Further analysis steps were performed using R (v4.1.2). Note that cell filtering was done based only on the analysis of the gene expression, not ADT abundance. Cells were considered as high-quality cells if they had at least 2000 UMI counts, which is the threshold derived from the distribution of UMI counts across cells, forming a data set of 9953 cells.

Multiple Bioconductor (v3.14) packages including DropletUtils (v1.14.2), scDblFinder (v1.8.0), scran (v1.22.1), scater (v1.22.0), scuttle (1.4.0) and batchelor (v1.10.0) were applied for the further analysis of the dataset mostly following the steps of the workflow presented at https://bioconductor.org/books/release/OSCA/. Normalised39 log-count values for the gene expression were used to construct a shared nearest-neighbour graph40, which nodes, i.e., cells, were clustered by ‘cluster_louvain’ method from the R igraph package41. Counts reflecting the ADT abundance in cells were also log-normalised and clustered in a similar manner.

The data set was subjected to the cell-type annotation using the Bioconductor package SingleR (v1.8.1) and samples from the Immunological Genome Project (ImmGen) provided by the Bioconducter package celldex (v1.4.0) as the reference. Clusters of cells mostly assigned to ‘Epithelial cells’ (5834 cells) were filtered (Supplementary Fig. 6d). Note that one of the clusters (cluster A, Supplementary Fig. 6a) was excluded at this step, because it was mostly composed of cells with elevated percentage of reads mapping to mitochondrial and ribosomal genes and lower number of counts.

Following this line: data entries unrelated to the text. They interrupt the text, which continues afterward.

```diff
+        if (tiles + t >= (1ll << 30)) { const int rc = flush_tiles(); if (rc != PC_OK) return rc; }
+        pk.j[pk.n] = k;
+        pk.first[pk.n++] = tiles;
+        tiles += (int)t;
+        if (pk.n == TM_JOBS) { const int rc = flush_tiles(); if (rc != PC_OK) return rc; }
+    }
+    { const int rc = flush_tiles(); if (rc != PC_OK) return rc; }
+    RPack rp;
+    rp.n = 0;
+    int units = 0;
+    const auto flush_rows = [&]() -> int {
+        if (!rp.n) return PC_OK;
+        rp.first[rp.n] = units;
+        hipLaunchKernelGGL(relayout_rows_kernel, dim3(units), dim3(256), 0, (hipStream_t)s, rp);
+        PC_CHECK_LAUNCH("transpose_multi rows");
+        rp.n = 0; units = 0;
+        return PC_OK;
+    };
+    for (int j = 0; j < njobs; ++j) {
+        const pc_transpose_job& a = jobs[j];
+        if (!is_rows(a)) continue;
+        RJobK k;
+        k.src = (const float*)(uintptr_t)a.src; k.dst = (float*)(uintptr_t)a.dst; k.sbs = a.src_batch_stride; k.dbs = a.dst_batch_stride; k.sst = a.slice_stride;
+        k.batch = a.batch; k.accum = a.accum; k.nsl = a.nslices;
+        if (a.R == 1) { k.L = a.C; k.dstep = a.dst_ld; }
+        else { k.L = a.R; k.dstep = 1; }
+        k.qpr = cdiv(k.L, 4);
+        const bool rows_al = a.batch == 1 || (a.src_batch_stride % 4 == 0);
+        k.vld = a.nslices > 1 || (a.src % 16 == 0 && rows_al && k.L % 4 == 0);
+        k.vst = k.dstep == 1 && a.dst % 16 == 0 && (a.batch == 1 || a.dst_batch_stride % 4 == 0);
+        const long long u = ((long long)a.batch * k.qpr + 255) / 256;
+        PC_CHECK_ARG(u < (1ll << 30), "pc_transpose_multi: job %d is too large", j);
+        if (units + u >= (1ll << 30)) { const int rc = flush_rows(); if (rc != PC_OK) return rc; }
+        rp.j[rp.n] = k;
+        rp.first[rp.n++] = units;
+        units += (int)u;
+        if (rp.n == TM_JOBS) { const int rc = flush_rows(); if (rc != PC_OK) return rc; }
+    }
+    return flush_rows();
 }
 
 extern "C" int pc_wgrad_fold_group(void) { return 16; }
diff --git a/pi-consistency-activity-detection_amd/csrc/tail6.hip b/pi-consistency-activity-detection_amd/csrc/tail6.hip
--- a/pi-consistency-activity-detection_amd/csrc/tail6.hip
+++ b/pi-consistency-activity-detection_amd/csrc/tail6.hip
@@ -151,24 +151,41 @@
     }
 }
 
+constexpr int SC_RUN = 28, SC_LW = 2 * SC_RUN + 3, SC_ZERO = 25 * SC_LW;
 __global__ __launch_bounds__(256) void tail6_scatter_kernel(const float* __restrict__ dout, int N, int It, int Ih, int Iw, float* __restrict__ dcols) {
+    __shared__ float sd[SC_ZERO + 1];
     const int Ot = 2 * It, Oh = 2 * Ih, Ow = 2 * Iw;
-    const int64_t total = (int64_t)N * It * Ih * Iw * (SP / 4);
-    const int64_t idx = (int64_t)blockIdx.x * 256 + threadIdx.x;
-    if (idx >= total) return;
-    const int q4 = (int)(idx % (SP / 4));
-    const int64_t pos = idx / (SP / 4);
-    const int iw = (int)(pos % Iw), ih = (int)((pos / Iw) % Ih), it = (int)((pos / ((int64_t)Iw * Ih)) % It), n = (int)(pos / ((int64_t)Iw * Ih * It));
-    float v[4];
+    const int runs = (Iw + SC_RUN - 1) / SC_RUN;
+    int row = blockIdx.x;
+    const int iw0 = (row % runs) * SC_RUN; row /= runs;
+    const int ih = row % Ih; row /= Ih;
+    const int it = row % It; const int n = row / It;
+    const int ow0 = 2 * iw0 - 2;
+    for (int i = threadIdx.x; i <= SC_ZERO; i += 256) {
+        const int r = i / SC_LW, ow = ow0 + i % SC_LW;
+        const int ot = 2 * it - 2 + r / 5, oh = 2 * ih - 2 + r % 5;
+        float v = 0.f;
+        if (r < 25 && ot >= 0 && ot < Ot && oh >= 0 && oh < Oh && ow >= 0 && ow < Ow) v = dout[(((size_t)n * Ot + ot) * Oh + oh) * Ow + ow];
+        sd[i] = v;
+    }
+    const int q4 = threadIdx.x & (SP / 4 - 1);
+    int off[4];
 #pragma unroll
     for (int e = 0; e < 4; ++e) {
         const int slot = q4 * 4 + e;
-        v[e] = 0.f;
-        if (slot >= NSLOT) continue;
-        const int o0 = 2 * it - 2 + slot / 25, o1 = 2 * ih - 2 + (slot / 5) % 5, o2 = 2 * iw - 2 + slot % 5;
-        if (o0 >= 0 && o0 < Ot && o1 >= 0 && o1 < Oh && o2 >= 0 && o2 < Ow) v[e] = dout[(((size_t)n * Ot + o0) * Oh + o1) * Ow + o2];
-    }
-    *(float4*)(dcols + pos * SP + q4 * 4) = make_float4(v[0], v[1], v[2], v[3]);
+        off[e] = slot < NSLOT ? (slot / 5) * SC_LW + slot % 5 : SC_ZERO;
+    }
+    __syncthreads();
+    const int nl = min(SC_RUN, Iw - iw0);
+    float* out = dcols + ((((size_t)n * It + it) * Ih + ih) * Iw + iw0) * SP + q4 * 4;
+#pragma unroll
+    for (int l = threadIdx.x / (SP / 4); l < SC_RUN; l += 256 / (SP / 4)) {
+        if (l >= nl) break;
+        float v[4];
+#pragma unroll
+        for (int e = 0; e < 4; ++e) v[e] = sd[off[e] < SC_ZERO ? off[e] + 2 * l : SC_ZERO];
+        *(float4*)(out + (size_t)l * SP) = make_float4(v[0], v[1], v[2], v[3]);
+    }
 }
 
 struct T6Slices { int n[8]; long long zoff[8]; long long image; };
@@ -301,7 +318,9 @@
     PC_CHECK_ARG(dout && dcols && N >= 1 && It >= 1 && Ih >= 1 && Iw >= 1, "pc_tail6_scatter: bad args");
     const int64_t total = (int64_t)N * It * Ih * Iw * (SP / 4);
     PC_CHECK_ARG((total + 255) / 256 < (1ll << 31), "pc_tail6_scatter: too large");
-    hipLaunchKernelGGL(tail6_scatter_kernel, dim3((unsigned)cdiv(total, 256)), dim3(256), 0, (hipStream_t)s, dout, N, It, Ih, Iw, dcols);
+    const int64_t nblk = (int64_t)N * It * Ih * cdiv(Iw, SC_RUN);
+    PC_CHECK_ARG(nblk < (1ll << 31), "pc_tail6_scatter: too large");
+    hipLaunchKernelGGL(tail6_scatter_kernel, dim3((unsigned)nblk), dim3(256), 0, (hipStream_t)s, dout, N, It, Ih, Iw, dcols);
     PC_CHECK_LAUNCH("tail6_scatter");
     return PC_OK;
 }
```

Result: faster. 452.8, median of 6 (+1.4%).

The gene expression of filtered cells was re-analysed by removing the batch effect formed by the combination of the sample of origin and the number of counts per cell (cells with >12,000 counts and cells with 12,000 counts) and re-clustered (Fig. 5a, b). Cells were also subjected to the cell-type annotation using scRNAseq transcriptional profiles of single TEC as the reference data set13 (Fig. 5d, f). The scoreMarkers function of the scran package was applied to find marker genes of clusters 1–3. The standardised log-fold change across all pairwise comparisons ‘mean.logFC.cohen’>1 was used as the significance threshold defining the set of marker genes.

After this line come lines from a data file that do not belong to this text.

__global__ void __launch_bounds__(256, 2)
agent_backward_kernel(const int32_t* __restrict__ obs, const uint8_t* __restrict__ action,
                      const uint16_t* __restrict__ sorted_tok, const float* __restrict__ pi_hat,
                      const float* __restrict__ y_hat, const float* __restrict__ actor_k,
                      const float* __restrict__ critic_k, const float* __restrict__ actor_k1,
                      const float* __restrict__ critic_k1, const float* __restrict__ upd_scal,
                      float* lam, float* mu, float* __restrict__ d_pi_hat, float* __restrict__ d_y_hat,
                      float* run_scratch, int n_agents, int W, int L, int D, float lr_a, float lr_c, float max_norm,
                      float alpha, float b_pent, float b_yent, float b_pl2, float b_yl2, float gscale) {
    extern __shared__ __align__(16) float rec[];
    __shared__ float red[32];
    __shared__ float s_wlast[13];
    __shared__ int iscan[512];
    __shared__ unsigned char sflags[512];
    const int n = blockIdx.x, tid = threadIdx.x, T = W * L, R = n_agents * W;
    const int32_t* ob = obs + (size_t)n * (L + 1) * W;
    const uint8_t* act = action + (size_t)n * T;
    const uint16_t* st = sorted_tok + (size_t)n * T;
    const float* a0 = actor_k + (size_t)n * D * 8;
    const float* c0 = critic_k + (size_t)n * D * 8;
    const float* a1 = actor_k1 + (size_t)n * D * 8;
    const float* c1 = critic_k1 + (size_t)n * D * 8;
    float* lm = lam + (size_t)n * D * 8;
    float* mm = mu + (size_t)n * D * 8;
    const float invT = 1.0f / (float)T;
    const float gna = upd_scal[n * 8 + 0], gnc = upd_scal[n * 8 + 1];
    const bool keep = upd_scal[n * 8 + 2] != 0.0f;
    float* runv = run_scratch + (size_t)n * min(T, D) * 13;
    float* scan = rec + (size_t)T * 13;
    const SegIndex si = seg_index_build(scan + 2 * 256 * 13, iscan, st, ob, T);

    float last[13];
#pragma unroll
    for (int j = 0; j < 13; ++j) last[j] = 0.f;
    for (int tok = tid; tok < T; tok += 256) {
        const TokFwd f = tok_forward(a1, c1, D, ob[tok], act[tok]);
        float* r = rec + tok * 13;
        {
            float dh[5], s = 0.f;
#pragma unroll
            for (int j = 0; j < 5; ++j) { dh[j] = -(logf(f.p[j] + 1e-8f) + 1.0f); s = fmaf(f.p[j], dh[j], s); }
            const float k = -b_pent * gscale * invT;
#pragma unroll
            for (int j = 0; j < 5; ++j) r[j] = k * f.p[j] * (dh[j] - s);
        }
        {
            float dh[8], s = 0.f;
#pragma unroll
            for (int j = 0; j < 8; ++j) { dh[j] = -(logf(f.y[j] + 1e-8f) + 1.0f); s = fmaf(f.y[j], dh[j], s); }
            const float k = -b_yent * gscale * invT;
#pragma unroll
            for (int j = 0; j < 8; ++j) r[5 + j] = k * f.y[j] * (dh[j] - s);
        }
#pragma unroll
        for (int j = 0; j < 13; ++j) last[j] = fmaf(f.tf, r[j], last[j]);
    }
#pragma unroll
    for (int j = 0; j < 13; ++j) last[j] = block_sum(last[j], red);
    __syncthreads();
    seg_reduce<13, 13>(rec, si, T, runv, scan, sflags);
    for (int r = tid; r < si.nruns; r += 256) {
        const int row = si.run_row[r];
        const float* g = runv + r * 13;
#pragma unroll
        for (int j = 0; j < 5; ++j) lm[(size_t)row * 8 + j] += g[j];
#pragma unroll
        for (int j = 0; j < 8; ++j) mm[(size_t)row * 8 + j] += g[5 + j];
    }
    if (tid == 0) {
#pragma unroll
        for (int j = 0; j < 5; ++j) lm[(size_t)(D - 1) * 8 + j] += last[j];
#pragma unroll
        for (int j = 0; j < 8; ++j) mm[(size_t)(D - 1) * 8 + j] += last[5 + j];
    }
    __syncthreads();

    const float dir_pi = gscale * b_pl2 * 2.0f * invT;
    const float dir_y = gscale * b_yl2 * 2.0f * invT;
    if (!keep) {
        for (int tok = tid; tok < T; tok += 256) {
            const int t = tok / W, w = tok - t * W;
            const size_t li = (size_t)t * R + (size_t)n * W + w;
            d_pi_hat[li] = dir_pi * pi_hat[li];
            float yh[8]; load8(y_hat + li * 8, yh);
            float4* o = reinterpret_cast<float4*>(d_y_hat + li * 8);
            o[0] = make_float4(dir_y * yh[0], dir_y * yh[1], dir_y * yh[2], dir_y * yh[3]);
            o[1] = make_float4(dir_y * yh[4], dir_y * yh[5], dir_y * yh[6], dir_y * yh[7]);
        }
        return;
    }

A t-SNE dimensionality reduction was used for visualizing single cells on two dimensions. T-SNE coordinates were calculated using the runTSNE function from the scater package and default parameters. For the visualization of cells based on the gene expression, coordinates of principal components and 2000 most variable genes with excluded mitochondrial and ribosomal genes were used as the input. For the visualization of cells based on the ADT abundance, coordinates of principal components and all ADTs were used as the input.

Bulk RNA sequencing

Triplicates of Sca1CD63CD66a+CD117+ tuft-like and Sca1CD63CD66aCD117 non-tuft-like mTEC cells were sorted from thymi of 6-week-old C57BL/6 mice into trizol (Invitrogen, 15596026). Subsequently samples were submitted to ultra-low input bulk RNAseq. Reads were trimmed using Trimmomatic (version 0.36) to remove adapter sequences and aligned to the mouse genome (mm10) using STAR (version 2.7.3a)42,43. HTSeq (version 0.12.4) was used to assign reads to genes with the option “intersection-nonempty”44. Differentially expressed genes were identified using edgeR (FDR < 0.05)45. Spearman correlation coefficients were calculated between Sca1CD63CD66aCD117 non-tuft-like mTEC bulk RNAseq samples and scRNAseq data from reference 13 for all differentially expressed genes with log2 fold change ≥1.

Statistical analysis

GraphPad Prism (version 9) was used to perform all statistical analyses, except for the bulk RNAseq and CITEseq datasets. The statistical tests used are described in the figure legends, and exact p-values are shown within each figure. Non-significant differences are not specified.

Reporting summary

Further information on research design is available in the Nature Portfolio Reporting Summary linked to this article.